Opal sits on the porch until 1:30. Well, I better take the tea in; it is warm now, she thinks. She carries the tea back into the kitchen. She decides to eat one of those sandwiches. It is too hot to sit in the sun all day, so I better stay here in the living room, she finally decides. Besides, the boy will be here to cut the grass. If he waits too long it will be too hot.
Opal decides to take a nap while she waits for the boy to come. She is anxious and worried about the boy. At four o’clock, A knocking at Opal’s door startles her. Oh! The boy is here to cut the grass, she thinks. She is excited and gets up as quickly as she can. Her knees try to protest, but she persists. Walking across the living room, she looks outside. No familiar truck with lawnmower sits in front of her house and she wonders where the boy parked. She stands a moment at the door, straightening her dress. Excitedly, she opens the door.
“Oh! Hi Opal… well, you certainly do look beautiful this afternoon… how are you?” the woman on the other side of the screen begins. It is the Methodist woman. “May I come in?”

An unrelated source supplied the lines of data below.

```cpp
extern "C++" rmd_status rmd::derive_scene_objects(rmd_context *ctx, const rmd_object *objects, uint32_t n_objects, uint32_t n_grids, int64_t axis_pairs_tunable, rmd::SceneObjects &out) {
	std::vector<rmd::DevObject> &hobj = out.objs;
	hobj.assign(n_objects, rmd::DevObject{});
	bool regular = true;
	for (uint32_t i = 0; i < n_objects; i++) {
		const rmd_object &o = objects[i];
		rmd::DevObject &d = hobj[i];
		std::memset(&d, 0, sizeof(d));
		if (o.geometry_kind > RMD_GEOM_GRID) return rmd::fail(ctx, RMD_ERR_INVALID_ARGUMENT, "rmd_scene_create: unknown geometry kind");
		if (o.material.kind > RMD_MAT_EMISSION) return rmd::fail(ctx, RMD_ERR_INVALID_ARGUMENT, "rmd_scene_create: unknown material kind");
		if (o.geometry_kind == RMD_GEOM_GRID && o.grid_index >= n_grids) return rmd::fail(ctx, RMD_ERR_INVALID_ARGUMENT, "rmd_scene_create: grid_index out of range");
		d.geometry_kind = o.geometry_kind, d.grid_index = o.grid_index, d.material_kind = o.material.kind;
		for (int a = 0; a < 3; a++) d.origin[a] = o.origin[a], d.normal[a] = o.normal[a], d.color[a] = o.material.color[a];
		d.radius = o.radius;
		if (o.material.kind != RMD_MAT_EMISSION && std::fabs(o.material.roughness) > rmd::kMaxRoughness)
			return rmd::fail(ctx, RMD_ERR_UNSUPPORTED, "rmd_scene_create: |roughness| > 512 is not supported");
		if (o.material.kind != RMD_MAT_EMISSION && o.material.roughness != 0.0 && std::fabs(o.material.roughness) < rmd::kMinRoughness)
			return rmd::fail(ctx, RMD_ERR_UNSUPPORTED, "rmd_scene_create: 0 < |roughness| < 1e-12 is not supported");
		d.roughness = o.material.roughness;
		d.metalness = o.material.kind == RMD_MAT_METAL ? 1.0 : 0.0;
		{
			auto tame = [](double v) { return std::fabs(v) <= 1e150; };
			bool ok = true;
			if (o.geometry_kind != RMD_GEOM_GRID)
				for (int a = 0; a < 3; a++) ok = ok && tame(o.origin[a]);
			if (o.geometry_kind == RMD_GEOM_PLANE)
				for (int a = 0; a < 3; a++) ok = ok && tame(o.normal[a]);
			if (o.geometry_kind == RMD_GEOM_SPHERE) ok = ok && tame(o.radius) && o.radius != 0.0 && o.radius * o.radius > 0.0;
			for (int a = 0; a < 3; a++) ok = ok && tame(o.material.color[a]);
// ... 53 lines not shown
                                    rmd_scene **out) {
	if (rmd_status s = bind(ctx)) return s;
	if (!out || (n_objects && !objects) || (n_grids && !grids)) return rmd::fail(ctx, RMD_ERR_INVALID_ARGUMENT, "rmd_scene_create: null argument");
	rmd::SceneObjects derived;
	if (rmd_status s = rmd::derive_scene_objects(ctx, objects, n_objects, n_grids, ctx->tunable[RMD_TUNE_AXIS_PAIRS], derived)) return s;
	std::vector<rmd::DevObject> &hobj = derived.objs;
	const bool regular = derived.regular;
	const uint32_t axis_pairs = derived.axis_pairs;
	auto sc = std::make_unique<rmd_scene>();
	sc->ctx = ctx, sc->n_objects = n_objects, sc->n_grids = n_grids, sc->regular = regular;
	sc->axis_pairs = axis_pairs;
	rmd::DevObject walls_block;
	std::memset(&walls_block, 0, sizeof(walls_block));
	std::memcpy(&walls_block, derived.walls, sizeof(derived.walls));
	sc->visit_mask = derived.visit_mask, sc->grid_mask = derived.grid_mask;
	sc->primary_cull = regular && n_grids == 0u && ctx->tunable[RMD_TUNE_AXIS_PAIRS] == 0;
	for (uint32_t i = 0; i < n_objects; i++) sc->n_grid_objects += objects[i].geometry_kind == RMD_GEOM_GRID ? 1u : 0u;
	auto upload = [&](const void *src, size_t bytes, void **dst) -> hipError_t {
		*dst = nullptr;
		rmd::DeviceBuffer b;
		hipError_t e = b.alloc(bytes ? bytes : 16);
		if (e != hipSuccess) return e;
		*dst = b.as<void>();
		sc->owned.push_back(std::move(b));
		if (bytes) e = hipMemcpy(*dst, src, bytes, hipMemcpyHostToDevice);
		return e;
	};
	std::vector<rmd::DevGrid> hgrid(n_grids);
	for (uint32_t gi = 0; gi < n_grids; gi++) {
		const rmd_grid_desc &g = grids[gi];
		rmd::DevGrid &d = hgrid[gi];
// ... 264 lines not shown
				std::fprintf(stderr, "[rmd queued stamps, cycles] %s trips=%llu fetch=%llu make_ray=%llu simple=%llu walk=%llu ray_push=%llu classify=%llu stores=%llu\n", kinds[k], h[k * 8 + 7],
				             h[k * 8 + 0], h[k * 8 + 1], h[k * 8 + 2], h[k * 8 + 3], h[k * 8 + 4], h[k * 8 + 5], h[k * 8 + 6]);
			std::fprintf(stderr, "[rmd queued stamps, cycles] inside the walks: init=%llu stepping=%llu entry_wait=%llu scan=%llu (chunk search+load+test)=%llu hits=%llu tail=%llu\n",
			             h[24], h[25], h[26], h[27], h[29], h[30], h[31]);
		} else if (P.debug_flags & 16u)
			std::fprintf(stderr, "[rmd stamps, cycles] wave_total=%llu next_ray=%llu simple=%llu walk=%llu classify=%llu | walk: init=%llu stepping=%llu entry_wait=%llu scan=%llu (chunk search+load+test)=%llu hits=%llu tail=%llu\n",
			             h[0], h[1], h[2], h[3], h[4], h[8], h[9], h[10], h[11], h[13], h[14], h[15]);
		else
			std::fprintf(stderr, "[rmd debug] walk_calls=%llu walkers=%llu calls_with_walkers=%llu rounds=%llu wave_steps=%llu lane_steps=%llu test_rounds=%llu tests=%llu chunks=%llu | main_iterations=%llu live_lanes=%llu lanes_with_ray=%llu | stepping iterations with <= 4 / 8 / 16 lanes: %llu / %llu / %llu, with <= 8 lanes while tests wait: %llu\n",
			             h[0], h[1], h[2], h[3], h[4], h[5], h[6], h[8], h[9], h[10], h[11], h[12], h[7], h[13], h[14], h[15]);
		if ((P.debug_flags & 16u) == 0u)
			std::fprintf(stderr, "[rmd debug] sphere pre-test: pairs passed=%llu full chunks=%llu | pairs dropped that pass the reference's test (flag 64; must be 0)=%llu\n", h[17], h[18], h[16]);
		if ((P.debug_flags & 16u) == 0u && (P.debug_flags & 512u))
			std::fprintf(stderr, "[rmd debug] primary candidates: lanes checked=%llu sphere turns left out=%llu trips with two axis pairs left out=%llu | cleared spheres that register a hit (must be 0)=%llu closest hits that differ from the full visit's (must be 0)=%llu\n",
			             h[32], h[35], h[36], h[33], h[34]);
		if ((P.debug_flags & 16u) == 0u && ctx->last_launch.queued)
			std::fprintf(stderr, "[rmd debug] path queues: rays pushed=%llu (of them walks put aside=%llu) rays held in their lanes=%llu hits pushed=%llu hits held in their lanes=%llu\n", h[19], h[22], h[23], h[20], h[21]);
	}
	return RMD_OK;
}

rmd_status rmd_render_tiles_async(rmd_context *ctx, const rmd_scene *scene, const rmd_camera *camera, const rmd_settings *settings,
                                  const rmd_tile_rect *tiles, uint32_t n_tiles, double *accum_dev) {
	return rmd::guarded(ctx, "rmd_render_tiles", [&] { return render_tiles_async_impl(ctx, scene, camera, settings, tiles, n_tiles, accum_dev, nullptr); });
}

rmd_status rmd_render_tiles_moments_async(rmd_context *ctx, const rmd_scene *scene, const rmd_camera *camera, const rmd_settings *settings,
                                          const rmd_tile_rect *tiles, uint32_t n_tiles, double *accum_dev, double *accum_sq_dev) {
	if (accum_sq_dev != nullptr && accum_sq_dev == accum_dev)
		return rmd::fail(ctx, RMD_ERR_INVALID_ARGUMENT, "rmd_render_tiles_moments: accum_sq_dev must not alias accum_dev");
// ... 312 lines not shown
```

raymond_amd/csrc/device_core.hpp:

```cpp
#pragma once
#include <hip/hip_runtime.h>
#include <stdint.h>

#include "device_types.hpp"

#define RMD_DEV __device__ __forceinline__
#ifndef RMD_OPT_BITOP3
#if defined(__gfx950__) || !defined(__HIP_DEVICE_COMPILE__)
#define RMD_OPT_BITOP3 1
#else
#define RMD_OPT_BITOP3 0
#endif
#endif
#define RMD_GLOBAL __attribute__((address_space(1)))
template <class T>
__device__ __forceinline__ const RMD_GLOBAL T *as_global(const T *p) {
	return (const RMD_GLOBAL T *)p;
}
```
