# vghuy17ck1/svt-av1-psyex

Measured on AMD Instinct MI355X. Metric: ME+RD-cost Mpixels/s (2160p10 preset-6), higher is better.
Workload: dtype u8 SAD / i32 transforms; 1 GPU; 3840x2160 10-bit synthetic pan sequence, preset 6 (M6) search controls at qp 35; step = 16 pictures (4 current pictures x ref distance 1,2,4,8; R=2): open-loop ME of all 2040 b64 + full-pel pred + RD chain (64x64,32x32,16x16 DCT_DCT, 10-bit, b quantizer; qcoeff + recon + scalars written); 3 picture sets alternate from step to step

## Files before the change

svt-av1-psyex_amd/csrc/rd_kernel.hip:

```cpp
#include <hip/hip_runtime.h>
#include <math.h>
#include <stdint.h>
#include <string.h>
#include <type_traits>
#include "svt_hip_internal.h"
#include "../../include/svt_hip_dsp.h"

#include "txfm_core.h"

namespace {

struct RdParams {
    SvtHipRdBatchDesc d;
    const int16_t    *iscan[3];
    int               tx_size;
};

template <typename T> __device__ __forceinline__ int ldpix(const void *p, size_t i) { return (int)static_cast<const T *>(p)[i]; }

__host__ __device__ constexpr int rd_lanes_per_block(int ts) { return tx_wide(ts) > tx_high(ts) ? tx_wide(ts) : tx_high(ts); }
__host__ __device__ constexpr int rd_blocks_per_wave(int ts) { return 64 / rd_lanes_per_block(ts); }
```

“Miss… I am sorry, but I am waiting for the boy to come cut the grass” Opal begins. “It is pretty high and he needs to do it as soon as he arrives,” she says as she points to the tall grass.
“Ma’am, I thought that boy came on Tuesdays…”
“That is why I must be ready when he gets here… I don’t want to wait another week.”
“But Opal… it is Saturday.”
“Well, leave me be then,” Opal says shutting the door on the woman. She is upset and sits down in the living room. Well, she thinks, he will be here on Tuesday then. She goes back into the bedroom. She is tired and it is just after four o’clock. She removes her make-up, and prepares herself for bed, as she always does. She lies down in her bed. I think I will sleep in, she thinks, I just don’t feel like getting up. Opal falls asleep, thinking of the boy who will come to cut her grass.